# [NOT SOLVED]virtualbox-bin

## l0l

I am using virtualbox binary package. Gentoo as a host, XP as a guest from a raw partition 

on a second hard drive. The problem is, it's very slow, and it boots slow. Virtualbox executable 

uses 100% cpu even before windows boots up, at the grub prompt stage, and is using 100% all the time, 

as soon as I power on the XP virtual machine. I couldn't find anything that would be helpful. Even 

disabling tickless timer in the host does not help (see here: http://www.virtualbox.org/wiki/User_FAQ ).

Does enyone have the same issue, how to resolve it?

uname -a

Linux localhost 2.6.25-gentoo-r7 #2 SMP Thu Jul 24 14:57:58 CEST 2008 x86_64 Intel(R) Core(TM)2 CPU 6600 @ 2.40GHz GenuineIntel GNU/LinuxLast edited by l0l on Sun Aug 03, 2008 7:40 pm; edited 1 time in total

----------

## ewaller

I don't use a raw partition, but other than than I run what you described without problem.

Just a guess, but what about RAM? Is it possible one or both of your machines (the real and the virtual machines) are thrashing due to page faults?

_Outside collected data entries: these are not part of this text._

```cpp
static int create_impl(vof_ctx* c, int device_id, int n_i, int n_j, int B, void* stream) {
    if (n_i < 4 || n_j < 4) { c->err = "image must be at least 4x4 (the mirror boundary rows need N >= 4)"; return -1; }
    if (B < 1) { c->err = "max_pairs_in_flight must be >= 1"; return -1; }
    int ndev = 0;
    HIPCHK(hipGetDeviceCount(&ndev));
    if (device_id < 0 || device_id >= ndev) { c->err = "no such HIP device"; return -1; }
    HIPCHK(hipSetDevice(device_id));
    c->device = device_id;
    c->Ni = n_i; c->Nj = n_j; c->B = B;
    if (stream) { c->stream = (hipStream_t)stream; c->own_stream = false; }
    else { HIPCHK(hipStreamCreate(&c->stream)); c->own_stream = true; }
    memset(c->prof_ms, 0, sizeof c->prof_ms);
    memset(c->prof_n, 0, sizeof c->prof_n);
    memset(c->prof_units, 0, sizeof c->prof_units);
    memset(c->prof_bytes, 0, sizeof c->prof_bytes);
    memset(c->prof_moved, 0, sizeof c->prof_moved);
    vof_default_params(&c->prm, sizeof c->prm);
    if (const char* e = getenv("VOF_DEBUG_SYNC")) c->dbg_sync = atoi(e);
    if (const char* e = getenv("VOF_DEBUG_CANARY")) c->dbg_canary = e[0] != '0';
    if (const char* e = getenv("VOF_DEBUG_ALLOC_LOG")) c->dbg_alloc_log = e[0] != '0';
    if (const char* e = getenv("VOF_DEBUG_POISON")) c->dbg_poison = e[0] != '0';
    if (c->dbg_sync)
        if (const char* e = getenv("VOF_DEBUG_SYNC_FILE")) c->dbg_fd = open(e, O_WRONLY | O_CREAT, 0644);
    if (const char* e = getenv("VOF_FOLD_STORED")) c->fold_stored = e[0] != '0';
    if (const char* e = getenv("VOF_L0_HANDOFF")) c->l0_handoff = e[0] != '0';
    if (const char* e = getenv("VOF_SWEEP0R_MIN_BLOCKS")) c->sweep0r_min_blocks = atol(e);
    if (const char* e = getenv("VOF_ACTIVE_LIST")) c->use_alist = e[0] != '0';
    if (const char* e = getenv("VOF_FUSE_B")) c->fuse_b = e[0] != '0';
    if (const char* e = getenv("VOF_FUSE_RR")) c->fuse_rr = e[0] != '0';
    if (const char* e = getenv("VOF_FUSED_ENDS")) { const int v = atoi(e); if (v >= 0 && v <= 3) c->fused_ends = v; }
    Level l0; l0.ni = n_i - 2; l0.nj = n_j - 2; l0.npts = (size_t)l0.ni * l0.nj;
    c->L.push_back(l0);
    while (std::max(c->L.back().ni, c->L.back().nj) > COARSEST_MAX) {
        Level k; k.ni = (c->L.back().ni + 1) / 2; k.nj = (c->L.back().nj + 1) / 2; k.npts = (size_t)k.ni * k.nj;
        c->L.push_back(k);
    }
    int nl = (int)c->L.size();
    if (nl > 16) { c->err = "too many levels"; return -1; }
    size_t len0 = 3 * l0.npts;
    for (double** v : {&c->kx, &c->kb, &c->kr, &c->krh, &c->kp, &c->kv, &c->kt, &c->ky, &c->kz})
        if (int rc = dev_alloc(c, v, (size_t)B * len0)) return rc;
    for (int l = 0; l < nl; ++l) {
        Level& lv = c->L[l];
        auto valloc = [&](void** q) { double* t = nullptr; int rc = dev_alloc(c, &t, (size_t)B * 3 * lv.npts); *q = t; return rc; };
        if (l + 1 < nl && l > 0) if (int rc = valloc(&lv.r)) return rc;
        if (l + 1 < nl) if (int rc = valloc(&lv.x2)) return rc;
        if (l > 0) {
            if (int rc = valloc(&lv.x)) return rc;
            if (int rc = valloc(&lv.b)) return rc;
        }
        if (nl == 1) {
            double* C = nullptr;
            if (int rc = dev_alloc(c, &C, (size_t)B * 81 * CLay(lv.ni, lv.nj).plane)) return rc;
            lv.C = C;
        }
    }
    if (int rc = ensure_stencil_storage(c, vof_params_default_coarse_precision())) return rc;
    c->nd = 3 * (int)c->L.back().npts;
    {
        int first = -1;
        for (int l = 1; l < nl; ++l) {
            const CLay lay(c->L[l].ni, c->L[l].nj);
            if (c->L[l].npts <= (size_t)TAIL_MAX_PTS && lay.sub <= (size_t)TAIL_MAX_SUB) { first = l; break; }
        }
        if (first >= 0) first = std::max(first, nl - TAIL_MAX_LEVELS);
        if (first >= 1 && first < nl - 1) {
            memset(&c->tail, 0, sizeof c->tail);
            int off = 0;
            for (int l = first; l < nl; ++l) {
                TailLevel& t = c->tail.L[l - first];
                const CLay lay(c->L[l].ni, c->L[l].nj);
                t.ni = c->L[l].ni; t.nj = c->L[l].nj; t.hj = lay.hj; t.sub = (int)lay.sub; t.plane = lay.plane;
                t.xo = off; off += 3 * (t.ni + 2) * (t.nj + 2);
                t.bo = off; off += 3 * t.ni * t.nj;
            }
            c->tail.ro = off; off += 3 * (int)c->L[first].npts;
            c->tail.nl = nl - first;
            c->tail.nd = c->nd;
            c->tail.n_ops = 0;
            c->tail_lds = (size_t)off * sizeof(double);
            if (c->tail_lds <= (size_t)150 * 1024) {
                c->tail_first = first;
                const int lds = (int)c->tail_lds;
                HIPCHK(hipFuncSetAttribute((const void*)k_tail_cycle<CoefB16, double>, hipFuncAttributeMaxDynamicSharedMemorySize, lds));
                HIPCHK(hipFuncSetAttribute((const void*)k_tail_cycle<CoefB16, float>, hipFuncAttributeMaxDynamicSharedMemorySize, lds));
                HIPCHK(hipFuncSetAttribute((const void*)k_tail_cycle<CoefF8, double>, hipFuncAttributeMaxDynamicSharedMemorySize, lds));
                HIPCHK(hipFuncSetAttribute((const void*)k_tail_cycle<CoefF8, float>, hipFuncAttributeMaxDynamicSharedMemorySize, lds));
                HIPCHK(hipFuncSetAttribute((const void*)k_tail_cycle<float, double>, hipFuncAttributeMaxDynamicSharedMemorySize, lds));
                HIPCHK(hipFuncSetAttribute((const void*)k_tail_cycle<float, float>, hipFuncAttributeMaxDynamicSharedMemorySize, lds));
                HIPCHK(hipFuncSetAttribute((const void*)k_tail_cycle<double, double>, hipFuncAttributeMaxDynamicSharedMemorySize, lds));
                HIPCHK(hipFuncSetAttribute((const void*)k_tail_cycle<double, float>, hipFuncAttributeMaxDynamicSharedMemorySize, lds));
            }
        }
    }
    if (int rc = dev_alloc(c, &c->W, (size_t)B * c->nd * 2 * c->nd)) return rc;
    if (int rc = dev_alloc(c, &c->invT, (size_t)B * c->nd * c->nd)) return rc;
    {
        const int lds = 18 * s0_row_bytes(8) + 9 * (S0_W / 2 + 2) * 8;
        HIPCHK(hipFuncSetAttribute((const void*)k_sweep0m<2, true, false, 1>, hipFuncAttributeMaxDynamicSharedMemorySize, lds));
        HIPCHK(hipFuncSetAttribute((const void*)k_sweep0m<2, false, false, 1>, hipFuncAttributeMaxDynamicSharedMemorySize, lds));
        HIPCHK(hipFuncSetAttribute((const void*)k_sweep0m<1, true, false, 1>, hipFuncAttributeMaxDynamicSharedMemorySize, lds));
        HIPCHK(hipFuncSetAttribute((const void*)k_sweep0m<1, false, false, 1>, hipFuncAttributeMaxDynamicSharedMemorySize, lds));
    }
    c->nblk = (int)std::min<size_t>(256, std::max<size_t>(1, (len0 + 4 * RBLK - 1) / (4 * RBLK)));
    {
        int nblk_apply = ((l0.nj + AP_OUT - 1) / AP_OUT) * ((l0.ni + 31) / 32 + 1);
        nblk_apply = std::max(nblk_apply, ((l0.nj + 99) / 100) * ((l0.ni + 1 + 31) / 32 + 1));
        c->part_per_pair = (size_t)6 * std::max(c->nblk, nblk_apply);
        if (int rc = dev_alloc(c, &c->partials, (size_t)B * c->part_per_pair)) return rc;
    }
    if (int rc = dev_alloc(c, &c->sc, (size_t)B)) return rc;
    if (int rc = dev_alloc(c, &c->active, (size_t)B)) return rc;
    if (int rc = dev_alloc(c, &c->alist, (size_t)B)) return rc;
    if (int rc = dev_alloc(c, &c->func3, (size_t)B * 3)) return rc;
    HIPCHK(hipHostMalloc((void**)&c->h_active, B * sizeof(int)));
    HIPCHK(hipHostMalloc((void**)&c->h_alist, B * sizeof(int)));
    HIPCHK(hipHostMalloc((void**)&c->h_sc, B * sizeof(PairScalars)));
    HIPCHK(hipHostMalloc((void**)&c->h_func3, B * 3 * sizeof(double)));
    for (int i = 0; i < 2; ++i) HIPCHK(hipEventCreate(&c->ev_batch[i]));
    return 0;
}

int vof_create(vof_ctx** out, int device_id, int n_i, int n_j, int max_pairs_in_flight, void* stream) {
    if (!out) { g_create_error = "out is NULL"; return -1; }
    *out = nullptr;
    vof_ctx* c = new (std::nothrow) vof_ctx();
    if (!c) { g_create_error = "out of host memory"; return -1; }
    int rc = create_impl(c, device_id, n_i, n_j, max_pairs_in_flight, stream);
    if (rc) {
        g_create_error = c->err;
        vof_destroy(c);
        return rc;
    }
    *out = c;
    return 0;
}

}

namespace {

double lanes_min_pixels() {
    double mpix = 16.0;
    if (const char* e = getenv("VOF_LANES_MIN_MPIX")) { const double v = atof(e); if (v >= 0.0) mpix = v; }
    return mpix * 1e6;
}

int lanes_for(const vof_ctx* c, int pairs_per_phase) {
    if (c->prof || c->dbg_sync) return 1;
    int n = 3;
    if (const char* e = getenv("VOF_LANES")) { const int v = atoi(e); if (v >= 1 && v <= MAX_LANES) n = v; }
    const double minpix = lanes_min_pixels();
    n = std::min(n, c->B);
    while (n > 1 && (pairs_per_phase < n || (double)pairs_per_phase / n * c->Ni * c->Nj < minpix)) --n;
    return n;
// ... 2010 lines not shown
```

opticalflow_amd/csrc/vof_device.hpp:

```cpp
#pragma once
#include <hip/hip_runtime.h>
#include <stdint.h>
#include <type_traits>

namespace vof {

constexpr int BX = 64;
constexpr int BY = 4;
constexpr int NT = BX * BY;

struct PairScalars {
    double rho, alpha, omega, beta;
    double bnorm2, rnorm2;
    double tol2;
    int iterations;
    int converged;
    int breakdown;
    int halfstep;
};

struct PairParam {
    double alpha, beta;
    int frame;
    int out;
// ... 2059 lines not shown
                    for (int f = 0; f < 3; ++f) {
                        double v = wi0 * wj0 * (double)c0[f * CRW];
                        if (ipj) v += wi0 * 0.5 * (double)c0[f * CRW + 1];
                        if (ipi) {
                            v += 0.5 * wj0 * (double)c1[f * CRW];
                            if (ipj) v += 0.25 * (double)c1[f * CRW + 1];
                        }
                        lx[f] = (VT)((double)lx[f] + v);
                    }
                }
            }
            VT* lrow = xs + (m5.row ? slotB : slotA) * 3 * W + m5.lds;
            lrow[0] = lx[0]; lrow[W] = lx[1]; lrow[2 * W] = lx[2];
        }
        if (EC && do_load) {
            const CMap cm = cmap(opaque_tid());
            if (cm.on) cr[(cr_slot(knew) * 3 + cm.f) * CRW + cm.c] = (cm.cv && kok) ? crv : (VT)0;
        }
        slotA = sw_wrap(slotA + 2);
        __syncthreads();
    };

    const int s_end = TI / 2 + 4;
    const int e_lo = max(10, 10 - p0);
    const int e_hi = min(TI - 2, ni - 4 - p0);
    auto pair_fast = [&](const int s) { return 2 * s >= e_lo && 2 * (s + 1) <= e_hi; };
    auto run = [&](auto mask_tag) {
        int s = -2;
        for (int part = 0; part < 2; ++part) {
            while (s <= s_end && (part == 1 || !pair_fast(s))) {
                step(std::false_type{}, std::integral_constant<int, 0>{}, mask_tag, 2 * s);
                if (s + 1 <= s_end) step(std::false_type{}, std::integral_constant<int, 1>{}, mask_tag, 2 * (s + 1));
                s += 2;
            }
            if (part == 0 && s <= s_end) {
                __builtin_amdgcn_s_waitcnt(0x0F70);
                while (pair_fast(s)) {
                    step(std::true_type{}, std::integral_constant<int, 0>{}, mask_tag, 2 * s);
                    step(std::true_type{}, std::integral_constant<int, 1>{}, mask_tag, 2 * (s + 1));
                    s += 2;
                }
            }
        }
    };
    if (skip0 && po == 0 && wave == 0) {
        run(std::integral_constant<unsigned, SWST_NO_UPDATE>{});
    } else if (!x_in && po == 0 && wave < 4) {
        if (wave == 0) run(std::integral_constant<unsigned, 0x000u>{});
        else if (wave == 1) run(std::integral_constant<unsigned, 0x028u>{});
        else if (wave == 2) run(std::integral_constant<unsigned, 0x1C7u>{});
        else run(std::integral_constant<unsigned, 0x1EFu>{});
    } else {
        run(std::integral_constant<unsigned, 0x1EFu>{});
    }
}

struct Fine0 {
    const double* frames;
    size_t frame_stride;
    int Nj;
    double alpha, beta;
    int quirks;
    const PairParam* pp;
};
constexpr int S0_W = 128, S0_IW = 132, S0_OUT = 120, S0_THREADS = 256;
__host__ __device__ constexpr int s0_row_bytes(int vt_bytes) { return 3 * S0_W * vt_bytes + S0_IW * 8; }

template <typename VT, bool EC, bool FROM_ZERO>
__global__ __launch_bounds__(S0_THREADS) void k_sweep0(Fine0 pol, int ni, int nj, int TI, int po, int nx, int ny, int nz,
                                                       const VT* __restrict__ x_in, VT* __restrict__ x_out,
                                                       const VT* __restrict__ b, const ActiveSet act,
                                                       const VT* __restrict__ ecoarse, int nci, int ncj) {
    constexpr int W = S0_W, IW = S0_IW, OUT = S0_OUT;
    constexpr int VB = (int)sizeof(VT);
    constexpr int FB = W * VB;
    constexpr int XB = 3 * FB;
    constexpr int RSB = s0_row_bytes(VB);
    constexpr int RINGB = SW_RING * RSB;
    constexpr int CRW = W / 2 + 2;
    extern __shared__ double sw_lds[];
    char* ring = reinterpret_cast<char*>(sw_lds);
    VT* cr = reinterpret_cast<VT*>(ring + RINGB);
    const unsigned nblocks = (unsigned)nx * ny * nz;
    unsigned lb = blockIdx.x;
    if ((nblocks & 7u) == 0) lb = (lb & 7u) * (nblocks >> 3) + (lb >> 3);
    const int bx = lb % nx, by = (lb / nx) % ny;
    const int pair = act.pair(lb / (nx * ny));
    if (!act.on(pair)) return;
    const int tid = threadIdx.x, lane = tid & 63;
    const int wave = __builtin_amdgcn_readfirstlane(tid >> 6);
    const int p0 = by * TI - po;
    const int qs = bx * OUT - po - SW_HALO;
    const size_t npts = (size_t)ni * nj, off = (size_t)pair * 3 * npts;
    const VT* xin = FROM_ZERO ? nullptr : x_in + off;
    VT* xout = x_out + off;
    const VT* bp = b + off;
    const size_t ncpts = (size_t)nci * ncj;
    const VT* ec = EC ? ecoarse + (size_t)pair * 3 * ncpts : nullptr;
    double alpha = pol.alpha, beta = pol.beta;
    int fidx = pair;
    if (pol.pp) { alpha = pol.pp[pair].alpha; beta = pol.pp[pair].beta; fidx = pol.pp[pair].frame; }
    const double* img = pol.frames + (size_t)fidx * pol.frame_stride;
    const int Nj = pol.Nj, quirks = pol.quirks;
    const double inv_g = 1.0 / (-1 - 4 * beta);

    auto cs = [](int lc) { return (lc & 1) * (W / 2) + (lc >> 1); };
// ... 919 lines not shown
```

I have 1 GByte of RAM.   When I run virtual box, I give it 512 MBytes and leave 512 for the host.

Hope this helps.

----------

## l0l

 *ewaller wrote:*   

> I don't use a raw partition, but other than than I run what you described without problem.
> 
> Just a guess, but what about RAM? Is it possible one or both of your machines (the real and the virtual machines) are thrashing due to page faults?
> 
> I have 1 GByte of RAM.   When I run virtual box, I give it 512 MBytes and leave 512 for the host.
> ...

 

I have 4 GB ram, 768 M for XP. So I do not believe page faults is the problem. btw. virtualbox 

uses 100% cpu even before windows boots, at the grub prompt it's 100% already (it's a floppy image to boot XP in virtualbox). That means it has nothing to do with windows either... I have no idea whats the problem.

... and another thing -> xp is installed on sda2, linux host on sdb.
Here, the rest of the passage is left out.